第28章
  许是白天见到伊尔迷少爷幻影的缘故,当天夜里,舒律娅睡得格外地不好。她感觉有什么东西压在自己身上,重量足得她骨头都要碎了。
  有一双手在她身体不断地游走,扣好的衣领纽扣被一颗颗解开,裤子也褪了下去,紧接着,无边的热浪侵袭了她。
  女仆仿若被投入了烧得旺盛的铁炉,有数不尽的火舌□□她的肌肤,几乎要融化人的高温蒸得她浑身发热,双眼被烟雾熏着,睁都睁不开。
  舒律娅第二天起床,发现自己身上青一块、红一块的,被褥都沾了潮湿的气息。
  她在换季过敏、螨虫作祟、枯枯戮山特有的虫子作祟间思量,该采取何种措施解决。

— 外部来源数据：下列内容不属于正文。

@@ -3500,13 +3519,13 @@
     const long long xs = D.n * (long long) nrhs;
     if (pl.wide)
         hipLaunchKernelGGL((k_bwd_big_step<KIND, BIG_CW>), dim3(pl.slices, pl.by, g.count), dim3(256), 0, st, call.sd,
-                           g.first, c, D.pool_pm, X, D.bigv, nrhs, D.pm_stride, xs, D.bv_size);
+                           g.first, c, D.pool_pm, X, D.bigv, nrhs, D.pm_stride, xs, D.bv_size, bwd_big_from_x(pl, g) ? 1 : 0);
     else if (pl.multi)
         hipLaunchKernelGGL((k_bwd_big_step_multi<KIND>), dim3(pl.slices, pl.by_multi, g.count), dim3(256), 0, st, call.sd,
                            g.first, c, D.pool_pm, X, D.bigv, nrhs, D.pm_stride, xs, D.bv_size);
     else
         hipLaunchKernelGGL((k_bwd_big_step<KIND, SOLVE_BW>), dim3(pl.slices, pl.by, g.count), dim3(256), 0, st, call.sd,
-                           g.first, c, D.pool_pm, X, D.bigv, nrhs, D.pm_stride, xs, D.bv_size);
+                           g.first, c, D.pool_pm, X, D.bigv, nrhs, D.pm_stride, xs, D.bv_size, bwd_big_from_x(pl, g) ? 1 : 0);
     CS3_LAUNCH_CHECK();
     return hipSuccess;
 }
@@ -3679,7 +3698,7 @@
         out.back().count <= promote_max() && out.back().first + out.back().count == g.first) {
         LaunchGroup &m = out.back();
         m.cls = wg_cls; m.count += g.count;
-        m.max_r = std::max(m.max_r, g.max_r); m.max_w = std::max(m.max_w, g.max_w);
+        m.max_r = std::max(m.max_r, g.max_r); m.max_w = std::max(m.max_w, g.max_w); m.max_nb = std::max(m.max_nb, g.max_nb);
         m.n16 = 0;
     } else {
         out.push_back(g);
@@ -3695,7 +3714,7 @@
             merged.back().first + merged.back().count == g.first) {
             LaunchGroup &m = merged.back();
             m.cls = SK_WAVE; m.count += g.count;
-            m.max_r = std::max(m.max_r, g.max_r); m.max_w = std::max(m.max_w, g.max_w);
+            m.max_r = std::max(m.max_r, g.max_r); m.max_w = std::max(m.max_w, g.max_w); m.max_nb = std::max(m.max_nb, g.max_nb);
         } else {
             merged.push_back(g);
         }
@@ -3825,10 +3844,10 @@
         const size_t f1 = level_edge(fgroups, f0, true);
         if (rootf && level == nlevels - 1) {
             const BigSweepPlan pl = big_sweep_plan(D, *roots, nrhs);
-            const int nblk = big_group_blocks(*rootf), cwb = pl.cw / BIG_NB;
+            const int nblk = big_group_blocks(*rootf), last = big_group_last_launch(*rootf), cwb = pl.cw / BIG_NB;
             if ((e = launch_big_gather(D, *rootf, st)) != hipSuccess) return e;
             int k = 0;
-            while (k < pl.nchunk && (k + 1) * cwb <= nblk && nblk - (k + 1) * cwb >= k + 2) ++k;
+            while (k < pl.nchunk && (k + 1) * cwb <= nblk && last - (k + 1) * cwb >= k + 2) ++k;
             hipEvent_t home = nullptr;
             bool side_started = false;
             auto start_side = [&]() -> hipError_t {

总不能是伊尔迷大少爷大半夜不睡觉,专门跑过来打她一顿吧。
  大少爷真要这么闲,怎么对得起他每年挣得的那么多的戒尼?
  一想到钱,舒律娅就熄火,迷惑是她赚到违约金的速度快,还是熬过契约时长的速度快。
  主子们账户里的钱多到可以拿去洒大街,能转个零头到她的账户里就好了。
  几位富得流油的少爷们要是行行好,稍微接济一下,她今天就能恢复自由身,天空海阔,无所不有。

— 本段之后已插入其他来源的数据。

### montecarlo-risk-engine_amd/csrc/mcx_tables.h

```cpp
#pragma once
__device__ const double MCX_LOG_TAB[256] = {
    0x1.fe01fe01fe020p+0, -0x1.60e52f45788e4p-1, 0x1.fa11caa01fa12p+0, -0x1.5ced1e17c35c6p-1,
    0x1.f6310aca0dbb5p+0, -0x1.58fcddce004c3p-1, 0x1.f25f644230ab5p+0, -0x1.55144fdbcbd62p-1,
    0x1.ee9c7f8458e02p+0, -0x1.513356667fc57p-1, 0x1.eae807aba01ebp+0, -0x1.4d59d43fdaba2p-1,
    0x1.e741aa59750e4p+0, -0x1.4987ace0dabb0p-1, 0x1.e3a9179dc1a73p+0, -0x1.45bcc464c893ap-1,
    0x1.e01e01e01e01ep+0, -0x1.41f8ff8471d61p-1, 0x1.dca01dca01dcap+0, -0x1.3e3c43918f76cp-1,
    0x1.d92f2231e7f8ap+0, -0x1.3a86767257112p-1, 0x1.d5cac807572b2p+0, -0x1.36d77e9d34fd7p-1,
    0x1.d272ca3fc5b1ap+0, -0x1.332f4314ad795p-1, 0x1.cf26e5c44bfc6p+0, -0x1.2f8dab6363379p-1,
    0x1.cbe6d9601cbe7p+0, -0x1.2bf29f9841c3bp-1, 0x1.c8b265afb8a42p+0, -0x1.285e0842ca384p-1,
    0x1.c5894d10d4986p+0, -0x1.24cfce6f80d9bp-1, 0x1.c26b5392ea01cp+0, -0x1.2147dba47a393p-1,
    0x1.bf583ee868d8bp+0, -0x1.1dc619de06944p-1, 0x1.bc4fd65883e7bp+0, -0x1.1a4a738b7a33cp-1,
    0x1.b951e2b18ff23p+0, -0x1.16d4d38c119fap-1, 0x1.b65e2e3beee05p+0, -0x1.1365252bf0865p-1,
    0x1.b37484ad806cep+0, -0x1.0ffb54213a476p-1, 0x1.b094b31d922a4p+0, -0x1.0c974c89431cep-1,
    0x1.adbe87f94905ep+0, -0x1.0938fae5d8e9bp-1, 0x1.aaf1d2f87ebfdp+0, -0x1.05e04c1aa2c06p-1,
    0x1.a82e65130e159p+0, -0x1.028d2d6a963f5p-1, 0x1.a574107688a4ap+0, -0x1.fe7f18eb03d3ep-2,
    0x1.a2c2a87c51ca0p+0, -0x1.f7eeae6b5761cp-2, 0x1.a01a01a01a01ap+0, -0x1.f168f7fb05c52p-2,
    0x1.9d79f176b682dp+0, -0x1.eaedd2eac990cp-2, 0x1.9ae24ea5510dap+0, -0x1.e47d1d32e677dp-2,
    0x1.9852f0d8ec0ffp+0, -0x1.de16b56ef90f0p-2, 0x1.95cbb0be377aep+0, -0x1.d7ba7ad9e7da1p-2,
    0x1.934c67f9b2ce6p+0, -0x1.d1684d49f46aep-2, 0x1.90d4f120190d5p+0, -0x1.cb200d2ceb643p-2,
    0x1.8e6527af1373fp+0, -0x1.c4e19b84723c2p-2, 0x1.8bfce8062ff3ap+0, -0x1.beacd9e271ad1p-2,
    0x1.899c0f601899cp+0, -0x1.b881aa659bc93p-2, 0x1.87427bcc092b9p+0, -0x1.b25fefb60cb2ep-2,
    0x1.84f00c2780614p+0, -0x1.ac478d0205070p-2, 0x1.82a4a0182a4a0p+0, -0x1.a63865fabd0ecp-2,
    0x1.8060180601806p+0, -0x1.a0325ed14fda4p-2, 0x1.7e225515a4f1dp+0, -0x1.9a355c33bd6bap-2,
    0x1.7beb3922e017cp+0, -0x1.9441434a0325ap-2, 0x1.79baa6bb6398bp+0, -0x1.8e55f9b349b82p-2,
// ... 27 lines not shown
    0x1.1ecf43c7fb84cp+0, -0x1.d179788219362p-4, 0x1.1d8f5672e4abdp+0, -0x1.bf968769fca18p-4,
    0x1.1c522fc1ce059p+0, -0x1.adc77ee5aea8ep-4, 0x1.1b17c67f2bae3p+0, -0x1.9c0c32d4d254dp-4,
    0x1.19e0119e0119ep+0, -0x1.8a6477a91dc29p-4, 0x1.18ab083902bdbp+0, -0x1.78d02263d82d7p-4,
    0x1.1778a191bd684p+0, -0x1.674f089365a78p-4, 0x1.1648d50fc3201p+0, -0x1.55e10050e0382p-4,
    0x1.151b9a3fdd5c9p+0, -0x1.4485e03dbdfb0p-4, 0x1.13f0e8d344724p+0, -0x1.333d7f8183f4ap-4,
    0x1.12c8b89edc0acp+0, -0x1.2207b5c7854a1p-4, 0x1.11a3019a74826p+0, -0x1.10e45b3cae829p-4,
    0x1.107fbbe011080p+0, -0x1.ffa6911ab9309p-5, 0x1.0f5edfab325a2p+0, -0x1.dda8adc67ee59p-5,
    0x1.0e40655826011p+0, -0x1.bbcebfc68f424p-5, 0x1.0d24456359e3ap+0, -0x1.9a187b573de81p-5,
    0x1.0c0a7868b4171p+0, -0x1.788595a3577c8p-5, 0x1.0af2f722eecb5p+0, -0x1.5715c4c03cee1p-5,
    0x1.09ddba6af8360p+0, -0x1.35c8bfaa13069p-5, 0x1.08cabb37565e2p+0, -0x1.149e3e4005a8dp-5,
    0x1.07b9f29b8eae2p+0, -0x1.e72bf2813ce6ap-6, 0x1.06ab59c7912fbp+0, -0x1.a55f548c5c427p-6,
    0x1.059eea0727586p+0, -0x1.63d6178690bbep-6, 0x1.04949cc1664c5p+0, -0x1.228fb1fea2e0ap-6,
    0x1.038c6b78247fcp+0, -0x1.c317384c75f0dp-7, 0x1.02864fc7729e9p+0, -0x1.41929f968330cp-7,
    0x1.0182436517a37p+0, -0x1.8121214586b02p-8, 0x1.0000000000000p+0, 0.0,
};
__device__ const double MCX_TRIG_TAB[256] = {
    0x1.92155f7a3667ep-6, 0x1.ffd886084cd0dp-1, 0x1.2d52092ce19f6p-4, 0x1.fe9cdad01883ap-1,
    0x1.f564e56a9730ep-4, 0x1.fc26470e19fd3p-1, 0x1.5e214448b3fc6p-3, 0x1.f8764fa714ba9p-1,
    0x1.c0b826a7e4f63p-3, 0x1.f38f3ac64e589p-1, 0x1.111d262b1f677p-2, 0x1.ed740e7684963p-1,
    0x1.4135c94176601p-2, 0x1.e6288ec48e112p-1, 0x1.7088530fa459fp-2, 0x1.ddb13b6ccc23cp-1,
    0x1.9ef7943a8ed8ap-2, 0x1.d4134d14dc93ap-1, 0x1.cc66e9931c45ep-2, 0x1.c954b213411f5p-1,
    0x1.f8ba4dbf89abap-2, 0x1.bd7c0ac6f952ap-1, 0x1.11eb3541b4b23p-1, 0x1.b090a58150200p-1,
    0x1.26d054cdd12dfp-1, 0x1.a29a7a0462782p-1, 0x1.3affa292050b9p-1, 0x1.93a22499263fbp-1,
    0x1.4e6cabbe3e5e9p-1, 0x1.83b0e0bff976ep-1, 0x1.610b7551d2cdfp-1, 0x1.72d0837efff96p-1,
    0x1.72d0837efff96p-1, 0x1.610b7551d2cdfp-1, 0x1.83b0e0bff976ep-1, 0x1.4e6cabbe3e5e9p-1,
    0x1.93a22499263fbp-1, 0x1.3affa292050b9p-1, 0x1.a29a7a0462782p-1, 0x1.26d054cdd12dfp-1,
    0x1.b090a58150200p-1, 0x1.11eb3541b4b23p-1, 0x1.bd7c0ac6f952ap-1, 0x1.f8ba4dbf89abap-2,
    0x1.c954b213411f5p-1, 0x1.cc66e9931c45ep-2, 0x1.d4134d14dc93ap-1, 0x1.9ef7943a8ed8ap-2,
    0x1.ddb13b6ccc23cp-1, 0x1.7088530fa459fp-2, 0x1.e6288ec48e112p-1, 0x1.4135c94176601p-2,
    0x1.ed740e7684963p-1, 0x1.111d262b1f677p-2, 0x1.f38f3ac64e589p-1, 0x1.c0b826a7e4f63p-3,
    0x1.f8764fa714ba9p-1, 0x1.5e214448b3fc6p-3, 0x1.fc26470e19fd3p-1, 0x1.f564e56a9730ep-4,
// ... 35 lines not shown
    -0x1.f38f3ac64e589p-1, 0x1.c0b826a7e4f63p-3, -0x1.ed740e7684963p-1, 0x1.111d262b1f677p-2,
    -0x1.e6288ec48e112p-1, 0x1.4135c94176601p-2, -0x1.ddb13b6ccc23cp-1, 0x1.7088530fa459fp-2,
    -0x1.d4134d14dc93ap-1, 0x1.9ef7943a8ed8ap-2, -0x1.c954b213411f5p-1, 0x1.cc66e9931c45ep-2,
    -0x1.bd7c0ac6f952ap-1, 0x1.f8ba4dbf89abap-2, -0x1.b090a58150200p-1, 0x1.11eb3541b4b23p-1,
    -0x1.a29a7a0462782p-1, 0x1.26d054cdd12dfp-1, -0x1.93a22499263fbp-1, 0x1.3affa292050b9p-1,
    -0x1.83b0e0bff976ep-1, 0x1.4e6cabbe3e5e9p-1, -0x1.72d0837efff96p-1, 0x1.610b7551d2cdfp-1,
    -0x1.610b7551d2cdfp-1, 0x1.72d0837efff96p-1, -0x1.4e6cabbe3e5e9p-1, 0x1.83b0e0bff976ep-1,
    -0x1.3affa292050b9p-1, 0x1.93a22499263fbp-1, -0x1.26d054cdd12dfp-1, 0x1.a29a7a0462782p-1,
    -0x1.11eb3541b4b23p-1, 0x1.b090a58150200p-1, -0x1.f8ba4dbf89abap-2, 0x1.bd7c0ac6f952ap-1,
    -0x1.cc66e9931c45ep-2, 0x1.c954b213411f5p-1, -0x1.9ef7943a8ed8ap-2, 0x1.d4134d14dc93ap-1,
    -0x1.7088530fa459fp-2, 0x1.ddb13b6ccc23cp-1, -0x1.4135c94176601p-2, 0x1.e6288ec48e112p-1,
    -0x1.111d262b1f677p-2, 0x1.ed740e7684963p-1, -0x1.c0b826a7e4f63p-3, 0x1.f38f3ac64e589p-1,
    -0x1.5e214448b3fc6p-3, 0x1.f8764fa714ba9p-1, -0x1.f564e56a9730ep-4, 0x1.fc26470e19fd3p-1,
    -0x1.2d52092ce19f6p-4, 0x1.fe9cdad01883ap-1, -0x1.92155f7a3667ep-6, 0x1.ffd886084cd0dp-1,
};
__device__ const double MCX_LOG_TAB_L[2048] = {
    0x1.ffc007ff00200p+0, -0x1.62a433ef4e51ap-1, 0x1.ff4047e50a1c3p+0, -0x1.622453e6a6263p-1,
    0x1.fec0c7834def5p+0, -0x1.61a493c60c729p-1, 0x1.fe4186aa2b1a5p+0, -0x1.6124f37d991d4p-1,
    0x1.fdc2852a30896p+0, -0x1.60a572fd6fef1p-1, 0x1.fd43c2d41c590p+0, -0x1.60261235c0874p-1,
    0x1.fcc53f78db9b2p+0, -0x1.5fa6d116c64f7p-1, 0x1.fc46fae98a1d1p+0, -0x1.5f27af90c8705p-1,
    0x1.fbc8f4f7722d6p+0, -0x1.5ea8ad9419c5bp-1, 0x1.fb4b2d740c629p+0, -0x1.5e29cb1118d32p-1,
    0x1.facda430ff61ap+0, -0x1.5dab07f82fb84p-1, 0x1.fa5059001fa50p+0, -0x1.5d2c6439d4252p-1,
    0x1.f9d34bb36f445p+0, -0x1.5caddfc6874f5p-1, 0x1.f9567c1d1dbbap+0, -0x1.5c2f7a8ed5e5bp-1,
    0x1.f8d9ea0f87b41p+0, -0x1.5bb1348358064p-1, 0x1.f85d955d36cbbp+0, -0x1.5b330d94b131ap-1,
    0x1.f7e17dd8e15e6p+0, -0x1.5ab505b39040bp-1, 0x1.f765a3556a4eep+0, -0x1.5a371cd0af592p-1,
    0x1.f6ea05a5e0d04p+0, -0x1.59b952dcd3e28p-1, 0x1.f66ea49d802f2p+0, -0x1.593ba7c8ce7adp-1,
    0x1.f5f3800faf9c0p+0, -0x1.58be1b857aebep-1, 0x1.f57897d001f58p+0, -0x1.5840ae03c0204p-1,
    0x1.f4fdebb23592ap+0, -0x1.57c35f3490183p-1, 0x1.f4837b8a340e3p+0, -0x1.57462f08e7df5p-1,
    0x1.f409472c12115p+0, -0x1.56c91d71cf810p-1, 0x1.f38f4e6c0f1f9p+0, -0x1.564c2a6059fe7p-1,
    0x1.f315911e95625p+0, -0x1.55cf55c5a5437p-1, 0x1.f29c0f1839750p+0, -0x1.55529f92da1c2p-1,
    0x1.f222c82dba316p+0, -0x1.54d607b92c29dp-1, 0x1.f1a9bc34007c7p+0, -0x1.54598e29d9d95p-1,
// ... 483 lines not shown
    0x1.037bfa2bf7218p+0, -0x1.bafb16b749182p-7, 0x1.035b1dd2ca3dfp+0, -0x1.aac45e026ca43p-7,
    0x1.033a49cb37c1cp+0, -0x1.9a8fb2d091f35p-7, 0x1.03197e121767bp+0, -0x1.8a5d149cb8a0bp-7,
    0x1.02f8baa442836p+0, -0x1.7a2c82e212c55p-7, 0x1.02d7ff7e94004p+0, -0x1.69fdfd1c04d7ap-7,
    0x1.02b74c9de8608p+0, -0x1.59d182c6258adp-7, 0x1.0296a1ff1dbc3p+0, -0x1.49a7135c3dc5dp-7,
    0x1.0275ff9f13c02p+0, -0x1.397eae5a487a4p-7, 0x1.0255657aabad0p+0, -0x1.2958533c729a5p-7,
    0x1.0234d38ec8564p+0, -0x1.1934017f1aef7p-7, 0x1.021449d84e212p+0, -0x1.0911b89ed207ap-7,
    0x1.01f3c8542303dp+0, -0x1.f1e2f030b4562p-8, 0x1.01d34eff2e845p+0, -0x1.d1a67ed14e623p-8,
    0x1.01b2ddd659b76p+0, -0x1.b16e1c19bcbacp-8, 0x1.019274d68f3fdp+0, -0x1.9139c704acd81p-8,
    0x1.017213fcbb4d4p+0, -0x1.71097e8d2eac3p-8, 0x1.0151bb45cb9b4p+0, -0x1.50dd41aeb48a9p-8,
    0x1.01316aaeaf705p+0, -0x1.30b50f6512ef5p-8, 0x1.01112234579d1p+0, -0x1.1090e6ac8075ap-8,
    0x1.00f0e1d3b67b1p+0, -0x1.e0e18d032adbcp-9, 0x1.00d0a989bfebfp+0, -0x1.a0a95bc297863p-9,
    0x1.00b0795369587p+0, -0x1.60793791fd9f1p-9, 0x1.0090512da9af7p+0, -0x1.20511e6cd6419p-9,
    0x1.0070311579652p+0, -0x1.c0621c9eb9adfp-10, 0x1.00501907d271cp+0, -0x1.40320a6d1c38ep-10,
    0x1.00300901b0511p+0, -0x1.80240480a21ecp-11, 0x1.0000000000000p+0, 0.0,
};
__device__ const double MCX_TRIG_TAB_L[2048] = {
    0x1.921f8becca4bap-9, 0x1.ffff621621d02p-1, 0x1.2d96b0e509703p-7, 0x1.fffa72c978c4fp-1,
    0x1.f6a296ab997cbp-7, 0x1.fff0943c53bd1p-1, 0x1.5fd4d21fab226p-6, 0x1.ffe1c6870cb77p-1,
    0x1.c454f4ce53b1dp-6, 0x1.ffce09ce2a679p-1, 0x1.14685db42c17fp-5, 0x1.ffb55e425fdaep-1,
    0x1.46a396ff86179p-5, 0x1.ff97c4208c014p-1, 0x1.78dbaa5874686p-5, 0x1.ff753bb1b9164p-1,
    0x1.ab101bd5f8317p-5, 0x1.ff4dc54b1bed3p-1, 0x1.dd406f9808ec9p-5, 0x1.ff21614e131edp-1,
    0x1.07b614e463064p-4, 0x1.fef0102826191p-1, 0x1.20c9674ed444dp-4, 0x1.feb9d2530410fp-1,
    0x1.39d9f12c5a299p-4, 0x1.fe7ea85482d60p-1, 0x1.52e774a4d4d0ap-4, 0x1.fe3e92be9d886p-1,
    0x1.6bf1b3e79b129p-4, 0x1.fdf9922f73307p-1, 0x1.84f8712c130a1p-4, 0x1.fdafa7514538cp-1,
    0x1.9dfb6eb24a85cp-4, 0x1.fd60d2da75c9ep-1, 0x1.b6fa6ec38f64cp-4, 0x1.fd0d158d86087p-1,
    0x1.cff533b307dc1p-4, 0x1.fcb4703914354p-1, 0x1.e8eb7fde4aa3fp-4, 0x1.fc56e3b7d9af6p-1,
    0x1.00ee8ad6fb85bp-3, 0x1.fbf470f0a8d88p-1, 0x1.0d64dbcb26786p-3, 0x1.fb8d18d66adb7p-1,
    0x1.19d8940be24e7p-3, 0x1.fb20dc681d54dp-1, 0x1.264994dfd3409p-3, 0x1.faafbcb0cfddcp-1,
    0x1.32b7bf94516a7p-3, 0x1.fa39bac7a1791p-1, 0x1.3f22f57db4893p-3, 0x1.f9bed7cfbde29p-1,
    0x1.4b8b17f79fa88p-3, 0x1.f93f14f85ac08p-1, 0x1.57f008654cbdep-3, 0x1.f8ba737cb4b78p-1,
    0x1.6451a831d830dp-3, 0x1.f830f4a40c60cp-1, 0x1.70afd8d08c4ffp-3, 0x1.f7a299c1a322ap-1,
// ... 483 lines not shown
    -0x1.57f008654cbdep-3, 0x1.f8ba737cb4b78p-1, -0x1.4b8b17f79fa88p-3, 0x1.f93f14f85ac08p-1,
    -0x1.3f22f57db4893p-3, 0x1.f9bed7cfbde29p-1, -0x1.32b7bf94516a7p-3, 0x1.fa39bac7a1791p-1,
    -0x1.264994dfd3409p-3, 0x1.faafbcb0cfddcp-1, -0x1.19d8940be24e7p-3, 0x1.fb20dc681d54dp-1,
    -0x1.0d64dbcb26786p-3, 0x1.fb8d18d66adb7p-1, -0x1.00ee8ad6fb85bp-3, 0x1.fbf470f0a8d88p-1,
    -0x1.e8eb7fde4aa3fp-4, 0x1.fc56e3b7d9af6p-1, -0x1.cff533b307dc1p-4, 0x1.fcb4703914354p-1,
    -0x1.b6fa6ec38f64cp-4, 0x1.fd0d158d86087p-1, -0x1.9dfb6eb24a85cp-4, 0x1.fd60d2da75c9ep-1,
    -0x1.84f8712c130a1p-4, 0x1.fdafa7514538cp-1, -0x1.6bf1b3e79b129p-4, 0x1.fdf9922f73307p-1,
    -0x1.52e774a4d4d0ap-4, 0x1.fe3e92be9d886p-1, -0x1.39d9f12c5a299p-4, 0x1.fe7ea85482d60p-1,
    -0x1.20c9674ed444dp-4, 0x1.feb9d2530410fp-1, -0x1.07b614e463064p-4, 0x1.fef0102826191p-1,
    -0x1.dd406f9808ec9p-5, 0x1.ff21614e131edp-1, -0x1.ab101bd5f8317p-5, 0x1.ff4dc54b1bed3p-1,
    -0x1.78dbaa5874686p-5, 0x1.ff753bb1b9164p-1, -0x1.46a396ff86179p-5, 0x1.ff97c4208c014p-1,
    -0x1.14685db42c17fp-5, 0x1.ffb55e425fdaep-1, -0x1.c454f4ce53b1dp-6, 0x1.ffce09ce2a679p-1,
    -0x1.5fd4d21fab226p-6, 0x1.ffe1c6870cb77p-1, -0x1.f6a296ab997cbp-7, 0x1.fff0943c53bd1p-1,
    -0x1.2d96b0e509703p-7, 0x1.fffa72c978c4fp-1, -0x1.921f8becca4bap-9, 0x1.ffff621621d02p-1,
};
__device__ const double MCX_EXP2_TAB[128] = {
    0x1.0000000000000p+0, 0x1.0163da9fb3335p+0, 0x1.02c9a3e778061p+0, 0x1.04315e86e7f85p+0,
    0x1.059b0d3158574p+0, 0x1.0706b29ddf6dep+0, 0x1.0874518759bc8p+0, 0x1.09e3ecac6f383p+0,
    0x1.0b5586cf9890fp+0, 0x1.0cc922b7247f7p+0, 0x1.0e3ec32d3d1a2p+0, 0x1.0fb66affed31bp+0,
    0x1.11301d0125b51p+0, 0x1.12abdc06c31ccp+0, 0x1.1429aaea92de0p+0, 0x1.15a98c8a58e51p+0,
    0x1.172b83c7d517bp+0, 0x1.18af9388c8deap+0, 0x1.1a35beb6fcb75p+0, 0x1.1bbe084045cd4p+0,
    0x1.1d4873168b9aap+0, 0x1.1ed5022fcd91dp+0, 0x1.2063b88628cd6p+0, 0x1.21f49917ddc96p+0,
    0x1.2387a6e756238p+0, 0x1.251ce4fb2a63fp+0, 0x1.26b4565e27cddp+0, 0x1.284dfe1f56381p+0,
    0x1.29e9df51fdee1p+0, 0x1.2b87fd0dad990p+0, 0x1.2d285a6e4030bp+0, 0x1.2ecafa93e2f56p+0,
    0x1.306fe0a31b715p+0, 0x1.32170fc4cd831p+0, 0x1.33c08b26416ffp+0, 0x1.356c55f929ff1p+0,
    0x1.371a7373aa9cbp+0, 0x1.38cae6d05d866p+0, 0x1.3a7db34e59ff7p+0, 0x1.3c32dc313a8e5p+0,
    0x1.3dea64c123422p+0, 0x1.3fa4504ac801cp+0, 0x1.4160a21f72e2ap+0, 0x1.431f5d950a897p+0,
    0x1.44e086061892dp+0, 0x1.46a41ed1d0057p+0, 0x1.486a2b5c13cd0p+0, 0x1.4a32af0d7d3dep+0,
    0x1.4bfdad5362a27p+0, 0x1.4dcb299fddd0dp+0, 0x1.4f9b2769d2ca7p+0, 0x1.516daa2cf6642p+0,
    0x1.5342b569d4f82p+0, 0x1.551a4ca5d920fp+0, 0x1.56f4736b527dap+0, 0x1.58d12d497c7fdp+0,
    0x1.5ab07dd485429p+0, 0x1.5c9268a5946b7p+0, 0x1.5e76f15ad2148p+0, 0x1.605e1b976dc09p+0,
// ... 22 lines not shown
```

Baseline: 308.2 billion.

  之后的几个月,舒律娅每天都睡得不是很好。她每天睡觉跟上战场打战似地,醒来只有满身心的疲惫。
  她都怀疑是自己不是好端端地躺在床上睡觉,而是半夜梦游绕着枯枯戮山跑圈。醒来胸前、腰部、嘴巴、喉咙又涨又痛,下地两股战战,差点没办法走路。
  以前也不这样啊。
  是居住地海拔过高,更换季度造成的身体反常?
  可枯枯戮山又不是最近才拔起来的。
  舒律娅如坠五里雾中。
  她每天早晨醒来,像被鬼追了一宿。
  嘴巴跟含了黄连一般,真正意义上尝到了有苦说不出的滋味。快站不直的两腿酸溜溜的,比没熟的李子还酸。走路像被史莱姆绊住了腿,一路滴到独立卫生间。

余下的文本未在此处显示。